These People Furnish Medina With Fire-
Wood, Which They Collect In The Neighbouring Mountains, And Sell To
Great Advantage.
If none, or only few of them, happen to be at Medina,
no wood can be got even for money.
They likewise serve as carriers or
porters; and such of them as are not strong enough for hard work, make
small mats and baskets of date-leaves. They usually live together in
some of the huts of the public place called El Menakh, and remain till
they have earned money enough for their journey home. Very few of them
are beggars; of forty or fifty whom I saw here, only two or three
resorted to mendicity, being unfit for any other vocation. In general
beggars are much less numerous at Medina than at Mekka; and most of the
foreign beggars, as at Mekka, are Indians.
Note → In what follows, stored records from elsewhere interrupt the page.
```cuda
KYB_DEV void fe_fromwords(fe29& h, const uint32_t w[8]) {
#pragma unroll
    for (int i = 0; i < 9; i++) {
        const int o = 29 * i, j = o / 32, s = o % 32;
        uint32_t x = w[j] >> s;
        if (s + 29 > 32 && j + 1 < 8) x |= w[j + 1] << (32 - s);
        h.v[i] = (int32_t)(x & (uint32_t)(i < 8 ? FE29_MASK : (1 << 23) - 1));
    }
    KYB_FE_MAG_SET(h, 2.0);
}
KYB_DEV void fe_towords(uint32_t w[8], const fe29& f) {
    int32_t h[9];
#pragma unroll
    for (int i = 0; i < 9; i++) h[i] = f.v[i];
#pragma unroll
    for (int pass = 0; pass < 2; pass++) {
#pragma unroll
        for (int i = 0; i < 8; i++) {
            h[i + 1] += h[i] >> 29;
            h[i] &= FE29_MASK;
        }
        h[0] += 19 * (h[8] >> 23);
        h[8] &= (1 << 23) - 1;
    }
    int32_t q = (h[0] + 19) >> 29;
#pragma unroll
    for (int i = 1; i < 8; i++) q = (h[i] + q) >> 29;
    q = (h[8] + q) >> 23;
    h[0] += 19 * q;
#pragma unroll
    for (int i = 0; i < 8; i++) {
        h[i + 1] += h[i] >> 29;
        h[i] &= FE29_MASK;
    }
    h[8] &= (1 << 23) - 1;
#pragma unroll
    for (int j = 0; j < 8; j++) w[j] = 0;
#pragma unroll
    for (int i = 0; i < 9; i++) {
        const int o = 29 * i, j = o / 32, s = o % 32;
        w[j] |= (uint32_t)h[i] << s;
        if (s + 29 > 32 && j + 1 < 8) w[j + 1] |= (uint32_t)h[i] >> (32 - s);
    }
}
KYB_DEV bool fe_isnegative(const fe29& f) {
    uint32_t w[8];
    fe_towords(w, f);
    return w[0] & 1;
}
KYB_DEV bool fe_isnonzero(const fe29& f) {
    uint32_t w[8];
    fe_towords(w, f);
    uint32_t r = 0;
#pragma unroll
    for (int i = 0; i < 8; i++) r |= w[i];
    return r != 0;
}

KYB_DEV void fe29_to_fe(fe& h, const fe29& f) {
    uint32_t w[8];
    fe_towords(w, f);
    fe_fromwords(h, w);
}
KYB_DEV void fe29_from_fe(fe29& h, const fe& f) {
    uint32_t w[8];
    fe_towords(w, f);
    fe_fromwords(h, w);
}

}
```

### kyber_amd/csrc/ge25519.cuh

```cuda
#pragma once
#include "fe25519.cuh"
#include "fe29.cuh"

namespace kyb {

struct ge_p2 { fe X, Y, Z; };
struct ge_p3 { fe X, Y, Z, T; };
struct ge_p1p1 { fe X, Y, Z, T; };
struct ge_cached { fe YpX, YmX, Z, T2d; };
struct ge_precomp { fe ypx, ymx, xy2d; };
struct ge29_p2 { fe29 X, Y, Z; };
struct ge29_p3 { fe29 X, Y, Z, T; };
struct ge29_p1p1 { fe29 X, Y, Z, T; };
struct ge29_cached { fe29 YpX, YmX, Z, T2d; };
struct ge29_precomp { fe29 ypx, ymx, xy2d; };
template <class F> struct ge_t;
template <> struct ge_t<fe> {
    typedef ge_p2 p2; typedef ge_p3 p3; typedef ge_p1p1 p1p1; typedef ge_cached cached; typedef ge_precomp precomp;
};
template <> struct ge_t<fe29> {
    typedef ge29_p2 p2; typedef ge29_p3 p3; typedef ge29_p1p1 p1p1; typedef ge29_cached cached; typedef ge29_precomp precomp;
};

#include "ed25519_consts.inc"
#include "ed25519_consts29.inc"
template <class F> struct fe_k;
template <> struct fe_k<fe> {
    static KYB_DEV fe d() { return fe_d(); }
    static KYB_DEV fe d2() { return fe_d2(); }
    static KYB_DEV fe sqrtm1() { return fe_sqrtm1(); }
};
template <> struct fe_k<fe29> {
    static KYB_DEV fe29 d() { return fe29_d(); }
    static KYB_DEV fe29 d2() { return fe29_d2(); }
    static KYB_DEV fe29 sqrtm1() { return fe29_sqrtm1(); }
};

template <class P3>
KYB_DEV void ge_p3_0(P3& h) {
    fe_0(h.X);
    fe_1(h.Y);
    fe_1(h.Z);
    fe_0(h.T);
}
template <class C>
KYB_DEV void ge_cached_0(C& c) {
    fe_1(c.YpX);
    fe_1(c.YmX);
    fe_1(c.Z);
    fe_0(c.T2d);
}
template <class P2, class P1>
KYB_DEV void ge_p1p1_to_p2(P2& r, const P1& p) {
    fe_mul(r.X, p.X, p.T);
    fe_mul(r.Y, p.Y, p.Z);
    fe_mul(r.Z, p.Z, p.T);
}
template <class P3, class P1>
KYB_DEV void ge_p1p1_to_p3(P3& r, const P1& p) {
    fe_mul(r.X, p.X, p.T);
    fe_mul(r.Y, p.Y, p.Z);
    fe_mul(r.Z, p.Z, p.T);
    fe_mul(r.T, p.X, p.Y);
}
template <class C, class P3>
KYB_DEV void ge_p3_to_cached(C& r, const P3& p) {
    fe_add(r.YpX, p.Y, p.X);
    fe_sub(r.YmX, p.Y, p.X);
    r.Z = p.Z;
    fe_mul(r.T2d, p.T, fe_k<decltype(p.T)>::d2());
}
template <class P1, class F>
KYB_DEV void ge_dbl(P1& r, const F& X, const F& Y, const F& Z) {
    F t0;
    fe_sq(r.X, X);
    fe_sq(r.Z, Y);
    fe_sq2(r.T, Z);
    fe_add(r.Y, X, Y);
    fe_sq(t0, r.Y);
    fe_add(r.Y, r.Z, r.X);
    fe_sub(r.Z, r.Z, r.X);
    fe_sub(r.X, t0, r.Y);
    fe_sub(r.T, r.T, r.Z);
}
template <class F>
KYB_DEV void ge_cached_xy(F& X, F& Y, const F& YpX, const F& YmX) {
#pragma unroll
    for (int l = 0; l < F::N; l++) {
        X.v[l] = (YpX.v[l] - YmX.v[l]) >> 1;
        Y.v[l] = (YpX.v[l] + YmX.v[l]) >> 1;
    }
    KYB_FE_MAG_SET(X, KYB_FE_MAG(YpX) > KYB_FE_MAG(YmX) ? KYB_FE_MAG(YpX) : KYB_FE_MAG(YmX));
    KYB_FE_MAG_SET(Y, KYB_FE_MAG(X));
}
template <class P1, class C>
KYB_DEV void ge_dbl_cached(P1& r, const C& q) {
    decltype(q.Z) x, y, t0;
    ge_cached_xy(x, y, q.YpX, q.YmX);
    fe_sq(r.X, x);
    fe_sq(r.Z, y);
    fe_sq2(r.T, q.Z);
    fe_sq(t0, q.YpX);
    fe_add(r.Y, r.Z, r.X);
    fe_sub(r.Z, r.Z, r.X);
    fe_sub(r.X, t0, r.Y);
    fe_sub(r.T, r.T, r.Z);
}
template <class P1, class C>
KYB_DEV void ge_cached_to_p1p1(P1& r, const C& q) {
    ge_cached_xy(r.X, r.Y, q.YpX, q.YmX);
    r.Z = q.Z;
    r.T = q.Z;
}
template <class P3, class C>
KYB_DEV void ge_precomp_to_p3(P3& r, const C& q) {
    fe_sub(r.X, q.ypx, q.ymx);
    fe_add(r.Y, q.ypx, q.ymx);
    fe_0(r.Z);
    r.Z.v[0] = 2;
    KYB_FE_MAG_SET(r.Z, 2.0 / (1 << 25));
    fe_mul(r.T, q.xy2d, fe_dinv());
}
template <class P1, class P3, class C>
KYB_DEV void ge_add(P1& r, const P3& p, const C& q) {
    decltype(p.X) t0;
    fe_add(r.X, p.Y, p.X);
    fe_sub(r.Y, p.Y, p.X);
    fe_mul(r.Z, r.X, q.YpX);
    fe_mul(r.Y, r.Y, q.YmX);
    fe_mul(r.T, q.T2d, p.T);
    fe_mul(r.X, p.Z, q.Z);
    fe_add(t0, r.X, r.X);
    fe_sub(r.X, r.Z, r.Y);
    fe_add(r.Y, r.Z, r.Y);
    fe_add(r.Z, t0, r.T);
    fe_sub(r.T, t0, r.T);
}
template <class P1, class P3, class C>
KYB_DEV void ge_madd(P1& r, const P3& p, const C& q) {
    decltype(p.X) t0;
    fe_add(r.X, p.Y, p.X);
    fe_sub(r.Y, p.Y, p.X);
    fe_mul(r.Z, r.X, q.ypx);
    fe_mul(r.Y, r.Y, q.ymx);
    fe_mul(r.T, q.xy2d, p.T);
    fe_add(t0, p.Z, p.Z);
    fe_sub(r.X, r.Z, r.Y);
    fe_add(r.Y, r.Z, r.Y);
    fe_add(r.Z, t0, r.T);
    fe_sub(r.T, t0, r.T);
}
template <class C>
KYB_DEV void ge_cached_cneg(C& c, bool neg) {
    fe_cswap(c.YpX, c.YmX, neg);
    decltype(c.T2d) nt;
    fe_neg(nt, c.T2d);
    fe_cmov(c.T2d, nt, neg);
}
KYB_DEV void ge_precomp_cneg(ge_precomp& c, bool neg) {
    fe_cswap(c.ypx, c.ymx, neg);
    fe nt;
    fe_neg(nt, c.xy2d);
    fe_cmov(c.xy2d, nt, neg);
}
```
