template <int WB, int WA, int PD>
__device__ __forceinline__ ge_ext double_scalarmult_pf(const uint32_t* tb, const uint32_t* ta, uint32_t va,
                                                       const uint32_t s_in[8], const uint32_t k_in[8], uint4* buf) {
  static_assert(WB >= WA, "B window must be at least the A window");
  static_assert(PD == 1 || PD == 2, "prefetch depth");
  constexpr int nB = Tab<WB>::kPositions, nA = Tab<WA>::kPositions, nT = nB + nA;
  uint32_t s[8], k[8], cs = 0, ck = 0;
#pragma unroll
  for (int i = 0; i < 8; ++i) { s[i] = s_in[i]; k[i] = k_in[i]; }
  auto issue = [&](int t) -> bool {
    const bool isB = t < 2 * nB && !(t & 1);
    const int pos = t < 2 * nB ? (t >> 1) : t - nB;
    uint4* b = buf + (PD == 2 ? (t & 1) * 512 : 0);
    if (isB) {
      const int d = next_digit<WB>(s, cs);
      entries_to_lds(tb, (uint32_t)(pos * Tab<WB>::kEntries + (d < 0 ? -d : d)), b);
      return d < 0;
    }
    const int d = table_digit<WA>(k, ck, pos);
    entries_to_lds(ta, (uint32_t)(va * (uint32_t)(Tab<WA>::kWords / kEntryWords) + pos * Tab<WA>::kEntries + (d < 0 ? -d : d)), b);
    return d > 0;
  };
  ge10_ext P;
  bool neg = issue(0), neg2 = false;
  if (PD == 2) neg2 = issue(1);
// ... 6 lines not shown
    auto next = [&]() {
      asm volatile("s_waitcnt lgkmcnt(0)" ::: "memory");
      if (PD == 2) {
        neg = neg2;
        if (t + 2 < nT) neg2 = issue(t + 2);
      } else if (t + 1 < nT) {
        neg = issue(t + 1);
      }
    };
    if (t) {
      P = ge10_madd_rd(P, [&](int role) { return entry_field_lds(bt, neg_t, role); }, neg_t, next);
    } else {
      const fe10 qp = entry_field_lds(bt, neg_t, 0), qm = entry_field_lds(bt, neg_t, 1);
      next();
      P = ge10_from_entry(qp, qm);
    }
  }
  {
    asm volatile("s_waitcnt vmcnt(0)" ::: "memory");
    const uint4* bt = buf + (PD == 2 ? ((nT - 1) & 1) * 512 : 0);
    const bool neg_t = neg;
    P = ge10_madd_rd<false>(P, [&](int role) { return entry_field_lds(bt, neg_t, role); }, neg_t, [] {});
  }
  ge_ext R;
  R.X = fe_from_fe10(P.X);
  R.Y = fe_from_fe10(P.Y);
  R.Z = fe_from_fe10(P.Z);
  R.T = fe_zero();
  return R;
}

template <int WB, int WA>
__device__ __forceinline__ ge_ext double_scalarmult_rs(const uint32_t* tb, const uint32_t* ta, uint32_t va,
                                                       const uint32_t s_in[8], const uint32_t k_in[8], uint4* buf) {
  static_assert(WB >= WA, "B window must be at least the A window");
  constexpr int nB = Tab<WB>::kPositions, nA = Tab<WA>::kPositions, nT = nB + nA;
  static_assert(nT >= 4, "schedule too short");
  uint32_t s[8], k[8], cs = 0, ck = 0;
#pragma unroll
  for (int i = 0; i < 8; ++i) { s[i] = s_in[i]; k[i] = k_in[i]; }
  auto issue = [&](int t) -> bool {
    const bool isB = t < 2 * nB && !(t & 1);
    const int pos = t < 2 * nB ? (t >> 1) : t - nB;
    uint4* b = buf + (t & 1) * 512;
    if (isB) {
      const int d = next_digit<WB>(s, cs);
      entries_to_lds(tb, (uint32_t)(pos * Tab<WB>::kEntries + (d < 0 ? -d : d)), b);
      return d < 0;
    }
    const int d = table_digit<WA>(k, ck, pos);
    entries_to_lds(ta, (uint32_t)(va * (uint32_t)(Tab<WA>::kWords / kEntryWords) + pos * Tab<WA>::kEntries + (d < 0 ? -d : d)), b);
    return d > 0;
  };
  const bool n0 = issue(0), n1a = issue(1);
  asm volatile("s_waitcnt vmcnt(8)" ::: "memory");
  fe10 qp = entry_field_lds(buf, n0, 0), qm = entry_field_lds(buf, n0, 1), qd;
// ... 27 lines not shown
      qd = entry_field_lds(bn, nq1, 2);
    }
    TXV_SCHED_FENCE();
    const fe10 E = fe10_sub(B, A), H = fe10_add(B, A);
    const fe10 G = fe10_add(P.Z, C), F = fe10_sub(P.Z, C);
    ge10_ext r;
    r.X = fe10_mul(F, E);
    TXV_SCHED_FENCE();
    if (more) {
      asm volatile("s_waitcnt lgkmcnt(0)" ::: "memory");
      ncur = nq1;
      nq1 = nq2;
      if (t + 3 < nT) nq2 = issue(t + 3);
    }
    TXV_SCHED_FENCE();
    r.Y = fe10_mul(H, G);
    TXV_SCHED_FENCE();
    r.Z = fe10_mul(F, G);
    TXV_SCHED_FENCE();
    r.T = more ? fe10_mul(H, E) : fe10_zero();
    TXV_SCHED_FENCE();
    P = r;
  }
  ge_ext R;
  R.X = fe_from_fe10(P.X);
  R.Y = fe_from_fe10(P.Y);
  R.Z = fe_from_fe10(P.Z);
  R.T = fe_zero();
  return R;
}

#ifndef TXV_K1B_REGSTAGE
#define TXV_K1B_REGSTAGE 1
#endif
template <int WB, int WA, int PD>
__device__ __forceinline__ ge_ext k1b_walk(const uint32_t* tb, const uint32_t* ta, uint32_t va, const uint32_t s[8],
                                           const uint32_t k[8], uint4* buf) {
  if constexpr (TXV_K1B_REGSTAGE && PD == 2) return double_scalarmult_rs<WB, WA>(tb, ta, va, s, k, buf);
  else return double_scalarmult_pf<WB, WA, PD>(tb, ta, va, s, k, buf);
}

#ifndef TXV_PARK_LAST
#define TXV_PARK_LAST 1
#endif
#ifndef TXV_V4_WAVES
#define TXV_V4_WAVES 2
#endif
#ifndef TXV_EXP_NO_TAIL
#define TXV_EXP_NO_TAIL 0
#endif
#ifndef TXV_EXP_NO_WALK
#define TXV_EXP_NO_WALK 0
#endif
#ifdef TXV_K1B_VGPRS
#define TXV_K1B_VGPR_ATTR __attribute__((amdgpu_num_vgpr(TXV_K1B_VGPRS)))
#else
#define TXV_K1B_VGPR_ATTR
#endif
template <int BLOCK, int WB, int WA, int V>
__global__ void __launch_bounds__(BLOCK, V == 8 ? 2 : TXV_V4_WAVES * BLOCK / 512) TXV_K1B_VGPR_ATTR txv_k_scalarmult_multi(VerifyArgs a) {
  const uint32_t n_grp = (a.n_work + 64u * V - 1u) / (64u * V) * 64u;
  const uint32_t groups = gridDim.x >= 8 ? 8u : 1u;
// ... 95 lines not shown
        inv = fe_mul(inv, Z);
      } else {
        zi = inv;
      }
      if (act >> h & 1u) {
        const uint32_t idx = (g & ~63u) * V + 64u * h + (g & 63u);
        const uint32_t i = a.order ? a.order[idx] : idx;
        uint32_t enc[8];
        ge_encode_zinv(enc, X, Y, zi);
        uint32_t diff = 0;
#pragma unroll
        for (int j = 0; j < 8; ++j) diff |= enc[j] ^ a.sig[(size_t)j * a.n_pad + i];
        a.ok_out[i] = diff == 0;
      }
    }
  }
}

Few hadjys come here without
either bringing the necessary funds, or being certain of gaining their
livelihood by labour, the distance of Medina from the sea being much
[p.383] greater than that of Mekka, and the road through the Desert
being dreaded by absolute paupers. It may be calculated that only one-
third of the pilgrims who visit Mekka go also to Medina. The Egyptian
caravan of pilgrims seldom passes by the town. [Whenever the Egyptian
caravan passes by Medina, it is always on its return from Mekka, and
then remains, like the Syrian, for three days only. In going from Cairo
to Mekka, this caravan never visits Medina.] Medina has pilgrims during
the whole year, there being no prescribed season for visiting the tomb;
and they usually stay here about a fortnight or a month.